Nowadays, treating and curing cancer is the world’s most pressing health-challenging task for clinical research. According to the WHO estimation, cancer death will increase globally by 80% by 2030.[14] On a global level, seven out of ten cancer deaths happened in Asia, Africa, Central and South America.[15] Leukemia is the most challenging treatment among all types of cancer. Clinical scientists are continuously working hard to prevent this grim projection. With care that aims to balance the effectiveness of treatment and the importance of quality of life, more patients than ever are living longer.

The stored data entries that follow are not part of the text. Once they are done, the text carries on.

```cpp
template <int WM, int WAVES_M, int WAVES_N, int EPI, int BTR, int KS = 1>
__global__ __launch_bounds__(64 * WAVES_M * WAVES_N * KS) void k_disc_gemm(GemmArgs g) {
  constexpr int NW = WAVES_M * WAVES_N * KS, BM = 32 * WM * WAVES_M, BN = 32 * WAVES_N;
  constexpr int SA = 8 * BM * 4, SB = 8 * BN * 4, SLOT = SA + SB;
  constexpr int OPA = SA / 256, OPB = SB / 256, PA = OPA / NW, PB = OPB / NW;
  static_assert(OPA % NW == 0 && OPB % NW == 0, "exact tiling required");
  __shared__ __attribute__((aligned(16))) float lds[3 * SLOT];
  const int tid = threadIdx.x;
  const int wave = __builtin_amdgcn_readfirstlane(tid >> 6), lane = tid & 63, half = lane >> 5, l31 = lane & 31;
  const int ks = wave / (WAVES_M * WAVES_N), wpos = wave % (WAVES_M * WAVES_N);
  const int wm = wpos / WAVES_N, wn = wpos % WAVES_N;
  const int n_mt = g.M / BM;
  const int L = xcd_remap(blockIdx.x, gridDim.x);
  const int mt = L % n_mt, nt = L / n_mt;
  const int m0 = mt * BM, n0 = nt * BN;
  const int nch = g.K / 32;
  unsigned offA[PA], offB[PB];
#pragma unroll
  for (int i = 0; i < PA; ++i) {
    const int e = (wave + NW * i) * 64 + lane;
    offA[i] = ((unsigned)(e / BM) * (unsigned)g.M + (unsigned)(m0 + e % BM)) * 4u;
  }
#pragma unroll
  for (int i = 0; i < PB; ++i) {
    const int e = (wave + NW * i) * 64 + lane;
    offB[i] = ((unsigned)(e / BN) * (unsigned)g.ldb + (unsigned)(n0 + e % BN)) * 4u;
  }
  auto issue = [&](int ch, int slot) {
    const float* a = g.A + (size_t)ch * 8 * g.M * 4;
    const float* b = g.Bm + (size_t)ch * 8 * g.ldb * 4;
    asm volatile("" : "+s"(a));
    asm volatile("" : "+s"(b));
    float* dA = lds + slot * SLOT;
    float* dB = dA + SA;
#pragma unroll
    for (int i = 0; i < PA; ++i) __builtin_amdgcn_global_load_lds(JRR_GLB(a + offA[i]), JRR_LDS(dA + (wave + NW * i) * 256), 16, 0, 0);
#pragma unroll
    for (int i = 0; i < PB; ++i) __builtin_amdgcn_global_load_lds(JRR_GLB(b + offB[i]), JRR_LDS(dB + (wave + NW * i) * 256), 16, 0, 0);
  };
  issue(0, 0);
  if (nch > 1) issue(1, 1);
  float cscale = 0.f;
  if (BTR == 2) {
    const int n = n0 + wn * 32 + l31;
    constexpr int ZP = 16;
    float z = g.zbias[0];
    for (int t0 = 0; t0 < g.nzpart; t0 += ZP) {
      const int zlast = g.nzpart - 1 - t0;
      float zp[ZP];
#pragma unroll
      for (int t = 0; t < ZP; ++t) zp[t] = g.zpart[(size_t)(t0 + (t < zlast ? t : zlast)) * g.ldb + n];
#pragma unroll
      for (int t = 0; t < ZP; ++t) z = t <= zlast ? z + zp[t] : z;
    }
    const float sg = 1.f / (1.f + expf(-z));
    const bool ok = n < g.nvalid;
    const float up = g.gout ? (ok ? g.gout[(size_t)n * g.gout_ld] : 0.f) : g.scale * (sg - g.target);
    cscale = ok ? up * sg * (1.f - sg) : 0.f;
    if (mt == 0 && wm == 0 && half == 0 && ok) {
      if (g.sq0) g.sq0[n] = (sg - g.target) * (sg - g.target);
      if (g.out0) g.out0[(size_t)n * g.out0_ld] = sg;
    }
  }
  constexpr int NACC = (KS == 1) ? 2 : 1;
  f32x16 accs[NACC][WM];
#pragma unroll
  for (int a = 0; a < NACC; ++a)
#pragma unroll
    for (int i = 0; i < WM; ++i) accs[a][i] = zero16();
  int slot = 0;
  for (int ch = 0; ch < nch; ++ch) {
    if (ch + 1 < nch) asm volatile("s_waitcnt vmcnt(%0)" ::"n"(PA + PB) : "memory");
    else asm volatile("s_waitcnt vmcnt(0)" ::: "memory");
    __builtin_amdgcn_s_barrier();
    if (ch + 2 < nch) issue(ch + 2, slot >= 1 ? slot - 1 : 2);
    const f32x4* la = reinterpret_cast<const f32x4*>(lds + slot * SLOT) + wm * WM * 32 + l31;
    const f32x4* lb = reinterpret_cast<const f32x4*>(lds + slot * SLOT + SA) + wn * 32 + l31;
    slot = (slot == 2) ? 0 : slot + 1;
    constexpr int GQ = 4 / KS;
    const int gq0 = ks * GQ;
    f32x4 a4[WM], b4;
#pragma unroll
    for (int i = 0; i < WM; ++i) a4[i] = la[(2 * gq0 + half) * BM + 32 * i];
    b4 = lb[(2 * gq0 + half) * BN];
#pragma unroll
    for (int gq = 0; gq < GQ; ++gq) {
      f32x4 ca[WM], cb;
#pragma unroll
      for (int i = 0; i < WM; ++i) ca[i] = a4[i];
#pragma unroll
      for (int t = 0; t < 4; ++t) cb[t] = b4[t];
      f32x16 (&acc)[WM] = accs[(KS == 1) ? gq / 2 : 0];
      __builtin_amdgcn_sched_barrier(0);
      acc[0] = mfma(ca[0][0], cb[0], acc[0]);
      __builtin_amdgcn_sched_barrier(0);
      if (gq + 1 < GQ) {
#pragma unroll
        for (int i = 0; i < WM; ++i) a4[i] = la[(2 * (gq0 + gq) + 2 + half) * BM + 32 * i];
        b4 = lb[(2 * (gq0 + gq) + 2 + half) * BN];
      }
      __builtin_amdgcn_sched_barrier(0);
#pragma unroll
      for (int t = 0; t < 4; ++t)
#pragma unroll
        for (int i = 0; i < WM; ++i)
          if (t + i > 0) acc[i] = mfma(ca[i][t], cb[t], acc[i]);
    }
  }
  f32x16 (&acc)[WM] = accs[0];
  if (KS == 1) {
#pragma unroll
    for (int i = 0; i < WM; ++i) acc[i] += accs[NACC - 1][i];
  }
  if (KS == 2) {
    __syncthreads();
    float* red = lds + wpos * (WM * 16 * 64);
    if (ks == 1) {
#pragma unroll
      for (int i = 0; i < WM; ++i)
#pragma unroll
        for (int q = 0; q < 16; ++q) red[(i * 16 + q) * 64 + lane] = acc[i][q];
    }
    __syncthreads();
    if (ks == 1) return;
#pragma unroll
    for (int i = 0; i < WM; ++i)
#pragma unroll
      for (int q = 0; q < 16; ++q) acc[i][q] += red[(i * 16 + q) * 64 + lane];
  }
  const int n = n0 + wn * 32 + l31;
  float dot = 0.f;
  constexpr bool DOT_CHAIN = EPI == EPI_BIAS_RELU_DOT && WM == 1 && WAVES_M == 2 && WAVES_N == 1;
  float* const dotx = lds + 2 * (WM * 16 * 64) + 1024;
  if (DOT_CHAIN && wm == 1) { __syncthreads(); dot = dotx[lane]; }
#pragma unroll
  for (int i = 0; i < WM; ++i)
#pragma unroll
    for (int q4 = 0; q4 < 4; ++q4) {
      const int r0u = m0 + (wm * WM + i) * 32 + 8 * q4;
      const int r0 = r0u + 4 * half;
      f32x4 v = {acc[i][4 * q4], acc[i][4 * q4 + 1], acc[i][4 * q4 + 2], acc[i][4 * q4 + 3]};
      if (EPI == EPI_BIAS_RELU || EPI == EPI_BIAS_RELU_DOT) {
        const f32x4 bb = *reinterpret_cast<const f32x4*>(g.bias + r0);
#pragma unroll
        for (int u = 0; u < 4; ++u) v[u] = fmaxf(v[u] + bb[u], 0.f);
      }
      if (EPI == EPI_BIAS_RELU_DOT) {
        const f32x4 dw = *reinterpret_cast<const f32x4*>(g.dotw + r0);
#pragma unroll
        for (int u = 0; u < 4; ++u) dot = fmaf(dw[u], v[u], dot);
      }
      const size_t qi = ((size_t)(r0u / 4 + half) * g.ldo + n);
      if (EPI == EPI_MASK) {
        const f32x4 mk = reinterpret_cast<const f32x4*>(g.mask)[qi];
#pragma unroll
        for (int u = 0; u < 4; ++u) v[u] = (mk[u] > 0.f) ? (BTR == 2 ? v[u] * cscale : v[u]) : 0.f;
      }
      if (EPI == EPI_BIAS_RELU_DOT) {
#pragma unroll
        for (int u = 0; u < 4; ++u) v[u] = (v[u] > 0.f) ? 1.f : 0.f;
      }
      __builtin_nontemporal_store(v, &reinterpret_cast<f32x4*>(g.Out)[qi]);
    }
  if (DOT_CHAIN) {
    if (wm == 0) { dotx[lane] = dot; __syncthreads(); }
    else {
      const float t = dot + __shfl_xor(dot, 32);
      if (half == 0) g.dot_out[(size_t)mt * g.ldo + n] = t;
    }
  } else if (EPI == EPI_BIAS_RELU_DOT) {
    const float t = dot + __shfl_xor(dot, 32);
    if (half == 0) g.dot_out[(size_t)(mt * WAVES_M + wm) * g.ldo + n] = t;
  }
}

int launch_disc_gemm_q(const GemmArgs& g, int epi, int btr, hipStream_t s, int* ndot) {
  if (g.K % 32 != 0 || g.N % 64 != 0 || g.ldb % 4 != 0) { jrr_set_error("disc_gemm_q: unsupported shape M=%d N=%d K=%d", g.M, g.N, g.K); return JRR_ERR_ARG; }
  const bool t96 = g.M % 96 == 0 && (g.M % 128 != 0 || ((g.M / 128) * (g.N / 64) < 512 && (g.M / 96) * (g.N / 64) >= 512));
  if (!t96 && g.M % 128 != 0) { jrr_set_error("disc_gemm_q: M=%d is neither a multiple of 128 nor of 96", g.M); return JRR_ERR_ARG; }
  if (ndot) *ndot = t96 ? g.M / 96 : (g.M / 128) * 2;
  if (t96) {
    dim3 grid((g.M / 96) * (g.N / 64)), block(256);
    if (epi == EPI_STORE && !btr) hipLaunchKernelGGL((k_disc_gemm<3, 1, 2, EPI_STORE, 0, 2>), grid, block, 0, s, g);
    else { jrr_set_error("disc_gemm_q: 96-row tiles serve the plain store epilogue only"); return JRR_ERR_ARG; }
    return 0;
  }
  static const bool narrow_ok = [] { const char* e = getenv("JRR_DISC_NARROW"); return !(e && e[0] == '0'); }();
  if (narrow_ok && (g.M / 128) * (g.N / 64) < 512) {
    static const bool tiny_ok = [] { const char* e = getenv("JRR_DISC_NARROW"); return !(e && e[0] == '1'); }();
    if (tiny_ok && (g.M / 128) * (g.N / 32) < 512 && g.M % 64 == 0) {
      dim3 gridt((g.M / 64) * (g.N / 32)), blockt(256);
      if (epi == EPI_BIAS_RELU_DOT && !btr) hipLaunchKernelGGL((k_disc_gemm<1, 2, 1, EPI_BIAS_RELU_DOT, 0, 2>), gridt, blockt, 0, s, g);
      else if (epi == EPI_BIAS_RELU && !btr) hipLaunchKernelGGL((k_disc_gemm<1, 2, 1, EPI_BIAS_RELU, 0, 2>), gridt, blockt, 0, s, g);
      else if (epi == EPI_STORE && !btr) hipLaunchKernelGGL((k_disc_gemm<1, 2, 1, EPI_STORE, 0, 2>), gridt, blockt, 0, s, g);
      else if (epi == EPI_MASK && btr == 2) hipLaunchKernelGGL((k_disc_gemm<1, 2, 1, EPI_MASK, 2, 2>), gridt, blockt, 0, s, g);
      else { jrr_set_error("disc_gemm_q: unsupported epilogue %d / transform %d", epi, btr); return JRR_ERR_ARG; }
      return 0;
    }
    dim3 gridn((g.M / 128) * (g.N / 32)), blockn(256);
    if (epi == EPI_BIAS_RELU && !btr) hipLaunchKernelGGL((k_disc_gemm<2, 2, 1, EPI_BIAS_RELU, 0, 2>), gridn, blockn, 0, s, g);
    else if (epi == EPI_BIAS_RELU_DOT && !btr) hipLaunchKernelGGL((k_disc_gemm<2, 2, 1, EPI_BIAS_RELU_DOT, 0, 2>), gridn, blockn, 0, s, g);
    else if (epi == EPI_STORE && !btr) hipLaunchKernelGGL((k_disc_gemm<2, 2, 1, EPI_STORE, 0, 2>), gridn, blockn, 0, s, g);
    else if (epi == EPI_MASK && btr == 2) hipLaunchKernelGGL((k_disc_gemm<2, 2, 1, EPI_MASK, 2, 2>), gridn, blockn, 0, s, g);
    else { jrr_set_error("disc_gemm_q: unsupported epilogue %d / transform %d", epi, btr); return JRR_ERR_ARG; }
    return 0;
  }
  dim3 grid((g.M / 128) * (g.N / 64)), block(256);
  if (epi == EPI_BIAS_RELU && !btr) hipLaunchKernelGGL((k_disc_gemm<2, 2, 2, EPI_BIAS_RELU, 0>), grid, block, 0, s, g);
  else if (epi == EPI_BIAS_RELU_DOT && !btr) hipLaunchKernelGGL((k_disc_gemm<2, 2, 2, EPI_BIAS_RELU_DOT, 0>), grid, block, 0, s, g);
  else if (epi == EPI_STORE && !btr) hipLaunchKernelGGL((k_disc_gemm<2, 2, 2, EPI_STORE, 0>), grid, block, 0, s, g);
  else if (epi == EPI_MASK && btr == 2) hipLaunchKernelGGL((k_disc_gemm<2, 2, 2, EPI_MASK, 2>), grid, block, 0, s, g);
  else { jrr_set_error("disc_gemm_q: unsupported epilogue %d / transform %d", epi, btr); return JRR_ERR_ARG; }
  return 0;
}

__global__ void k_to_quads(const float* __restrict__ in, int ld, float* __restrict__ out, int K, int M) {
  const size_t i = (size_t)blockIdx.x * blockDim.x + threadIdx.x;
  if (i >= (size_t)K * M) return;
  const int k = (int)(i / M), m = (int)(i % M);
  out[((size_t)(k >> 2) * M + m) * 4 + (k & 3)] = in[(size_t)k * ld + m];
}
int launch_to_quads(const float* in, int ld, float* out, int K, int M, hipStream_t s) {
  hipLaunchKernelGGL(k_to_quads, dim3((unsigned)(((size_t)K * M + 255) / 256)), dim3(256), 0, s, in, ld, out, K, M);
  return 0;
}

}
```

### joint-regressor-refinement_amd/csrc/jrr_common.h

```cpp
#pragma once
#include <hip/hip_runtime.h>
#include <stdint.h>

#include <type_traits>
#include "../../include/jrr.h"

namespace jrr {

constexpr int V = 6890;
constexpr int VT = 216;
constexpr int VP = VT * 32;
constexpr int NJ = 24;
constexpr int NH = 17;
constexpr int NHP = 18;
constexpr int NB = 10;
constexpr int KF = 218;
constexpr int KFP = 224;
constexpr int KCH = 32;
constexpr int NKCH = KFP / KCH;
constexpr int BT = 32;
constexpr int BG = 128;
constexpr int FOLD_MJ = 512;
constexpr int FOLD_M = 1280;
constexpr int NPARAM = 154;
constexpr int KJS_MAX = 12;
constexpr int KJS_TILE_MAX = 16;
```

The nanocavity cucubit[n ]urils (CBn ) are more biocompatible than other water-soluble macrocyclic hosts because CBn is dexterity to functionalization.[16]The water-soluble macrocyclic molecules offer their hydrophobic cavity for encapsulating polar and non-polar guest molecules with a reasonable binding constant.[17] CBn is made from acid-catalyzed polymerization of glycoluril and formaldehyde to form macrocycles with different numbers of monomers unit.
The eight-monomer unit containing cucurbit[8]uril (CB8) forms a complex with viologen guests non-covalently.[18]The viologens are functional organic materials first discovered by Michaelis in 1932.[19] The viologens are the classic example of redox and electron-deficient compounds. Several viologen-based crystalline and amorphous photochromic materials have been synthesized for the last ten years, enabling photochemists to develop substantial multifunctional viologen-based photochromic materials.[20] To be effective, precise structural control of such materials is required. This, of course, puts a premium on the ability to control structural parameters during their tedious synthesis. However, the precise structural control of hydrogels is not easy. It requires the simultaneous adjustment of several parameters and/or possibly different processing techniques to achieve any size, charge, or rigidity.
Here, a supramolecular hydrogel as a drug delivery system is designed in which CB8-encapsulated viologen diamines salts (VG)[21] are covalently linked to the surface of alginate polysaccharides (ALG)[22] (Figure 1).